▶ [WHAT IS NEEDED]:
Locate the line that contains "c0 = b3 + b0;" in the entries below, then repeat it and every following line through the line that contains "gj_fma<T>((T)-2.0f, c4, d3);", exactly, and no others.

(Stored data)
+template <bool CORNER>
+__device__ __forceinline__ void gj_tok_component(GjTokLds& s, const gj_geom& g, const int16_t* __restrict__ coefs, const uint16_t* __restrict__ d_tok,
+                                                 const unsigned lb, const int c, const bool fast, const uint32_t S, const uint32_t start, const uint32_t cd,
+                                                 uint32_t (&px)[16])
+{
+    const int lane = threadIdx.x & 63;
+    uint8_t* slot = s.blk + threadIdx.x * 128;
+    const bool in_plane = !CORNER && (int32_t)cd < 0;
+    gj_tok_to_slot<false, CORNER>(slot, s.stage[threadIdx.x >> 6], lane, fast, S, start, gj_rec_count(cd), cd & 0xFFFFu, in_plane,
+                                  reinterpret_cast<const uint4*>(coefs + g.comp[c].data_offset + (size_t)lb * 64), d_tok);
+    uint32_t wb[32];
+    if (CORNER) {
+#pragma unroll
+        for (int r = 0; r < 4; r++) {
+            const uint2 v = *reinterpret_cast<const uint2*>(gj_slot_row(slot, lane, r));
+            wb[r * 4] = v.x; wb[r * 4 + 1] = v.y;
+        }
+        gj_idct_pk_corner4(wb, s.q[0][c], px);
+    } else {
+#pragma unroll
+        for (int r = 0; r < 8; r++) {
+            const uint4 v = *gj_slot_row(slot, lane, r);
+            wb[r * 4] = v.x; wb[r * 4 + 1] = v.y; wb[r * 4 + 2] = v.z; wb[r * 4 + 3] = v.w;
+        }
+        gj_idct_pk(wb, s.q[in_plane ? 1 : 0][c], px);
+    }
+#pragma unroll
+    for (int i = 0; i < 16; i++) GJ_KEEP(px[i]);
+}
+
 __device__ __forceinline__ void gj_tok_idct3(GjTokLds& s, const gj_geom& g, const int16_t* __restrict__ coefs, const uint16_t* __restrict__ d_tok,
                                              const unsigned lb, const uint32_t (&start)[3], const uint32_t (&cd)[3], uint32_t (&pk)[3][16])
 {
     const int lane = threadIdx.x & 63;
-    uint8_t* slot = s.blk + threadIdx.x * 128;
     uint16_t* stage = s.stage[threadIdx.x >> 6];
     GjTokRange cur = gj_tok_fetch(d_tok, start[0], gj_rec_count(cd[0]), lane);
 #pragma unroll
     for (int c = 0; c < 3; c++) {
         const bool fast = cur.fast;
         const uint32_t S = cur.S;
-        if (fast) {
-            *reinterpret_cast<uint4*>(stage + lane * 8) = cur.t0;
-            if (lane * 8 + 512 < GJ_TOK_STAGE) *reinterpret_cast<uint4*>(stage + lane * 8 + 512) = cur.t1;
-        }
+        gj_tok_stage(stage, lane, cur);
         if (c < 2) cur = gj_tok_fetch(d_tok, start[c + 1], gj_rec_count(cd[c + 1]), lane);
-        const bool in_plane = (int32_t)cd[c] < 0;
-        gj_tok_to_slot<false>(slot, stage, lane, fast, S, start[c], gj_rec_count(cd[c]), cd[c] & 0xFFFFu, in_plane,
-                       reinterpret_cast<const uint4*>(coefs + g.comp[c].data_offset + (size_t)lb * 64), d_tok);
-        uint32_t wb[32];
-#pragma unroll
-        for (int r = 0; r < 8; r++) {
-            const uint4 v = *gj_slot_row(slot, lane, r);
-            wb[r * 4] = v.x; wb[r * 4 + 1] = v.y; wb[r * 4 + 2] = v.z; wb[r * 4 + 3] = v.w;
-        }
-        gj_idct_pk(wb, s.q[in_plane ? 1 : 0][c], pk[c]);
-#pragma unroll
-        for (int i = 0; i < 16; i++) GJ_KEEP(pk[c][i]);
-    }
+        gj_tok_component<false>(s, g, coefs, d_tok, lb, c, fast, S, start[c], cd[c], pk[c]);
+    }
+}
+
+#ifdef GJ_HIPEMU
+extern "C" GJ_HIP_API unsigned long long gj_emu_idct_tok_waves[2];
+unsigned long long gj_emu_idct_tok_waves[2] = {0, 0};
+#endif
+
+__device__ __forceinline__ bool gj_tok_outside_corner(const GjTokRange& r, const uint32_t first, const int lane)
+{
+    const uint32_t t[8] = {r.t0.x, r.t0.y, r.t0.z, r.t0.w, r.t1.x, r.t1.y, r.t1.z, r.t1.w};
+    bool out = false;
+#pragma unroll
+    for (int k = 0; k < 16; k++) {
+        const uint32_t at = r.S + (uint32_t)lane * 8u + (uint32_t)((k >> 3) * 512 + (k & 7));
+        out |= at >= first && at < r.E && ((t[k >> 1] >> (16 * (k & 1))) & 0x24u) != 0u;
+    }
+    return out;
+}
+
+__device__ __forceinline__ void gj_tok_idct3_body(GjTokLds& s, const gj_geom& g, const int16_t* __restrict__ coefs, const uint16_t* __restrict__ d_tok,
+                                                  const unsigned lb, const uint32_t (&start)[3], const uint32_t (&cd)[3], const bool corner,
+                                                  const GjTokRange& cb, const GjTokRange& cr, uint32_t (&pk)[3][16])
+{
+    const int lane = threadIdx.x & 63;
+    uint16_t* stage = s.stage[threadIdx.x >> 6];
+    gj_tok_stage(stage, lane, cb);
+    if (corner) gj_tok_component<true>(s, g, coefs, d_tok, lb, 1, cb.fast, cb.S, start[1], cd[1], pk[1]);
+    else gj_tok_component<false>(s, g, coefs, d_tok, lb, 1, cb.fast, cb.S, start[1], cd[1], pk[1]);
+    gj_tok_stage(stage, lane, cr);
+    const GjTokRange y = gj_tok_fetch(d_tok, start[0], gj_rec_count(cd[0]), lane);
+    if (corner) gj_tok_component<true>(s, g, coefs, d_tok, lb, 2, cr.fast, cr.S, start[2], cd[2], pk[2]);
+    else gj_tok_component<false>(s, g, coefs, d_tok, lb, 2, cr.fast, cr.S, start[2], cd[2], pk[2]);
+    gj_tok_stage(stage, lane, y);
+    gj_tok_component<false>(s, g, coefs, d_tok, lb, 0, y.fast, y.S, start[0], cd[0], pk[0]);
+}
+
+__device__ __forceinline__ bool gj_tok_corner_entry(const uint16_t* __restrict__ d_tok, const uint32_t (&start)[3], const uint32_t (&cd)[3], const int dense,
+                                                    GjTokRange& cb, GjTokRange& cr)
+{
+    const int lane = threadIdx.x & 63;
+    cb = gj_tok_fetch(d_tok, start[1], gj_rec_count(cd[1]), lane);
+    cr = gj_tok_fetch(d_tok, start[2], gj_rec_count(cd[2]), lane);
+    bool corner = !dense && cb.fast && cr.fast;
+    if (corner) {
+        const bool planes = (int32_t)(cd[1] | cd[2]) < 0;
+        const uint32_t any = cb.t0.x | cb.t0.y | cb.t0.z | cb.t0.w | cb.t1.x | cb.t1.y | cb.t1.z | cb.t1.w |
+                             cr.t0.x | cr.t0.y | cr.t0.z | cr.t0.w | cr.t1.x | cr.t1.y | cr.t1.z | cr.t1.w;
+        corner = __ballot(planes || (any & 0x00240024u) != 0u) == 0ull;
+        if (!corner && __ballot(planes) == 0ull) {
+            const uint32_t first_cb = (uint32_t)__builtin_amdgcn_readlane((int)start[1], 0), first_cr = (uint32_t)__builtin_amdgcn_readlane((int)start[2], 0);
+            corner = __ballot(gj_tok_outside_corner(cb, first_cb, lane) || gj_tok_outside_corner(cr, first_cr, lane)) == 0ull;
+        }
+    }
+#ifdef GJ_HIPEMU
+    if (lane == 0) __atomic_fetch_add(&gj_emu_idct_tok_waves[corner ? 1 : 0], 1ull, __ATOMIC_RELAXED);
+#endif
+    return corner;
 }
 
 template <int CS_FROM, int CS_TO>
 __global__ __launch_bounds__(256, 4) void k_idct_tok_rgb444(const gj_geom g, const int16_t* __restrict__ coefs, const uint2* __restrict__ d_rec,
                                                             const uint16_t* __restrict__ d_tok, const uint32_t tok_cap,
-                                                            const float* __restrict__ qtab, uint8_t* __restrict__ raw)
+                                                            const float* __restrict__ qtab, uint8_t* __restrict__ raw, const int dense)
 {
     if (g.fb.sizes != nullptr) {
         const size_t z = blockIdx.z;
@@ -301,8 +386,10 @@
 #pragma unroll
     for (int c = 0; c < 3; c++) gj_tok_record(g, d_rec, tok_cap, lb < nb, lb, c, start[c], cd[c]);
     __syncthreads();
+    GjTokRange cb, cr;
     uint32_t pk[3][16];
-    gj_tok_idct3(s, g, coefs, d_tok, lb, start, cd, pk);
+    const bool corner = gj_tok_corner_entry(d_tok, start, cd, dense, cb, cr);
+    gj_tok_idct3_body(s, g, coefs, d_tok, lb, start, cd, corner, cb, cr, pk);
     gj_store_rgb444<CS_FROM, CS_TO>(g, raw, pk, lb, nb, bx, by);
 }
 
@@ -377,7 +464,7 @@
 
 __global__ __launch_bounds__(256, 4) void k_idct_tok_uyvy422(const gj_geom g, const int16_t* __restrict__ coefs, const uint2* __restrict__ d_rec,
                                                              const uint16_t* __restrict__ d_tok, const uint32_t tok_cap,
-                                                             const float* __restrict__ qtab, uint8_t* __restrict__ raw)
+                                                             const float* __restrict__ qtab, uint8_t* __restrict__ raw, const int )
 {
     if (g.fb.sizes != nullptr) {
         const size_t z = blockIdx.z;
@@ -651,7 +738,7 @@
     } else if (tokens) {
         const unsigned nb = g.interleaved ? (unsigned)g.block_count : (unsigned)(g.comp[0].blocks_x * g.comp[0].blocks_y);
         hipLaunchKernelGGL(idct_tok, dim3((nb + 255) / 256, 1, frames), dim3(256), 0, st, g, job->d_coefs, (const uint2*)job->d_blkrec, (const uint16_t*)job->d_tok, job->tok_cap,
-                           job->d_qtabf, job->d_raw);
+                           job->d_qtabf, job->d_raw, job->tune.idct_dense);
         if (ev) GJ_HIP_CHECK(hipEventRecord((hipEvent_t)ev[2], st));
     } else if (job->use_fused && gj_is_uyvy422(g)) {
         const unsigned nm = (unsigned)(g.comp[1].blocks_x * g.comp[1].blocks_y);
diff --git a/gpujpeg_amd/csrc/gj_dec_internal.h b/gpujpeg_amd/csrc/gj_dec_internal.h
--- a/gpujpeg_amd/csrc/gj_dec_internal.h
+++ b/gpujpeg_amd/csrc/gj_dec_internal.h
@@ -217,7 +217,7 @@
     return c;
 }
 
-typedef void (*gj_idct_tok_t)(const gj_geom, const int16_t*, const uint2*, const uint16_t*, uint32_t, const float*, uint8_t*);
+typedef void (*gj_idct_tok_t)(const gj_geom, const int16_t*, const uint2*, const uint16_t*, uint32_t, const float*, uint8_t*, int );
 gj_idct_tok_t gj_idct_tok_for(const gj_geom& g);
 bool gj_is_uyvy422(const gj_geom& g);
 void gj_launch_idct(const gj_dec_job* job, hipStream_t st, gj_idct_tok_t idct_tok, gj_event_t* ev);
diff --git a/gpujpeg_amd/csrc/gj_device.h b/gpujpeg_amd/csrc/gj_device.h
--- a/gpujpeg_amd/csrc/gj_device.h
+++ b/gpujpeg_amd/csrc/gj_device.h
@@ -430,6 +430,82 @@
     }
 }
 
+template <typename T>
+__device__ __forceinline__ void gj_idct8_corner4(const T v0, const T v3, const T v6, const T v7, T (&o)[8])
+{
+    const float k0 = 0.4142135623f, k1 = 0.3535533905f, k2 = 0.4619397662f, k3 = 0.1989123673f, k4 = 0.7071067811f;
+    const T b1 = v0 * (T)k1;
+    const T b0 = gj_fma<T>(v0, (T)k4, -b1);
+    const T b3 = v3 * (T)k2;
+    const T b2 = b3 * (T)k0;
+    const T b6 = v6 * (T)k0;
+    const T b5 = b6 * (T)-0.6681786379f;
+    const T b7 = v7 * (T)0.49039264f;
+    const T b4 = b7 * (T)k3;
+    const T c1 = gj_fma<T>(v0, (T)k1, b2);
+    const T c2 = gj_fma<T>((T)-2.0f, b2, c1);
+    const T c4 = b5 + b4;
+    const T c5 = gj_fma<T>((T)2.0f, b5, -c4);
+    const T c7 = b6 + b7;
+    const T c6 = gj_fma<T>((T)-2.0f, b6, c7);
+    const T c0 = b3 + b0;
+    const T c3 = gj_fma<T>((T)-2.0f, b3, c0);
+    const T d5 = gj_fma<T>(c6, (T)k0, c5);
+    const T d6 = gj_fma<T>(d5, (T)-k4, c6);
+    const T e5 = gj_fma<T>(d6, (T)k0, d5);
+    const T d3 = c3 + c4;
+    const T e4 = gj_fma<T>((T)-2.0f, c4, d3);
+    const T d2 = c2 + e5;
+    const T f5 = gj_fma<T>((T)-2.0f, e5, d2);
+    const T e1 = d6 + c1;
+    const T e6 = gj_fma<T>((T)-2.0f, d6, e1);
+    const T e0 = c0 + c7;
+    const T e7 = gj_fma<T>((T)-2.0f, c7, e0);
+    o[0] = e0; o[1] = e1; o[2] = d2; o[3] = d3; o[4] = e4; o[5] = f5; o[6] = e6; o[7] = e7;
+}
+
+__device__ __forceinline__ void gj_idct_pk_corner4(const uint32_t (&w)[32], const float* __restrict__ qf, uint32_t (&px)[16])
+{
+    const gj_f2* q2 = reinterpret_cast<const gj_f2*>(qf);
+    gj_f2 D[8][2];
+#pragma unroll
+    for (int c = 0; c < 2; c++) {
+        gj_f2 x[4];
+#pragma unroll
+        for (int r = 0; r < 4; r++) {
+            const uint32_t v = w[r * 4 + c];
+            x[r] = gj_f2{(float)(int)(int16_t)(v & 0xFFFF), (float)((int)v >> 16)} * q2[r * 4 + c];
+        }
+        gj_f2 o[8];
+        gj_idct8_corner4<gj_f2>(x[0], x[2], x[3], x[1], o);
+#pragma unroll
+        for (int r = 0; r < 8; r++) D[r][c] = o[r];
+        __builtin_amdgcn_sched_barrier(0);
+    }
+#pragma unroll
+    for (int rp = 0; rp < 4; rp++) {
+        gj_f2 E[4];
+#pragma unroll
+        for (int cp = 0; cp < 2; cp++) {
+            E[2 * cp] = gj_f2{D[2 * rp][cp].x, D[2 * rp + 1][cp].x};
+            E[2 * cp + 1] = gj_f2{D[2 * rp][cp].y, D[2 * rp + 1][cp].y};
+        }
+        gj_f2 X[8];
+        gj_idct8_corner4<gj_f2>(E[0], E[2], E[3], E[1], X);
+        uint32_t a0 = 0, a1 = 0, b0 = 0, b1 = 0;
+#pragma unroll
+        for (int k = 0; k < 4; k++) {
+            const gj_f2 lo = X[k] + (gj_f2)128.0f, hi = X[k + 4] + (gj_f2)128.0f;
+            a0 = __builtin_amdgcn_cvt_pk_u8_f32(lo.x, k, a0);
+            a1 = __builtin_amdgcn_cvt_pk_u8_f32(hi.x, k, a1);
+            b0 = __builtin_amdgcn_cvt_pk_u8_f32(lo.y, k, b0);
+            b1 = __builtin_amdgcn_cvt_pk_u8_f32(hi.y, k, b1);
+        }
+        px[4 * rp] = a0; px[4 * rp + 1] = a1; px[4 * rp + 2] = b0; px[4 * rp + 3] = b1;
+        __builtin_amdgcn_sched_barrier(0);
+    }
+}
+
 static __global__ __launch_bounds__(256) void k_flip_planes(const gj_geom g, uint8_t* __restrict__ planes)
 {
     for (int c = 0; c < g.comp_count; c++) {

▶ [OUTPUT]:
+    const T c0 = b3 + b0;
+    const T c3 = gj_fma<T>((T)-2.0f, b3, c0);
+    const T d5 = gj_fma<T>(c6, (T)k0, c5);
+    const T d6 = gj_fma<T>(d5, (T)-k4, c6);
+    const T e5 = gj_fma<T>(d6, (T)k0, d5);
+    const T d3 = c3 + c4;
+    const T e4 = gj_fma<T>((T)-2.0f, c4, d3);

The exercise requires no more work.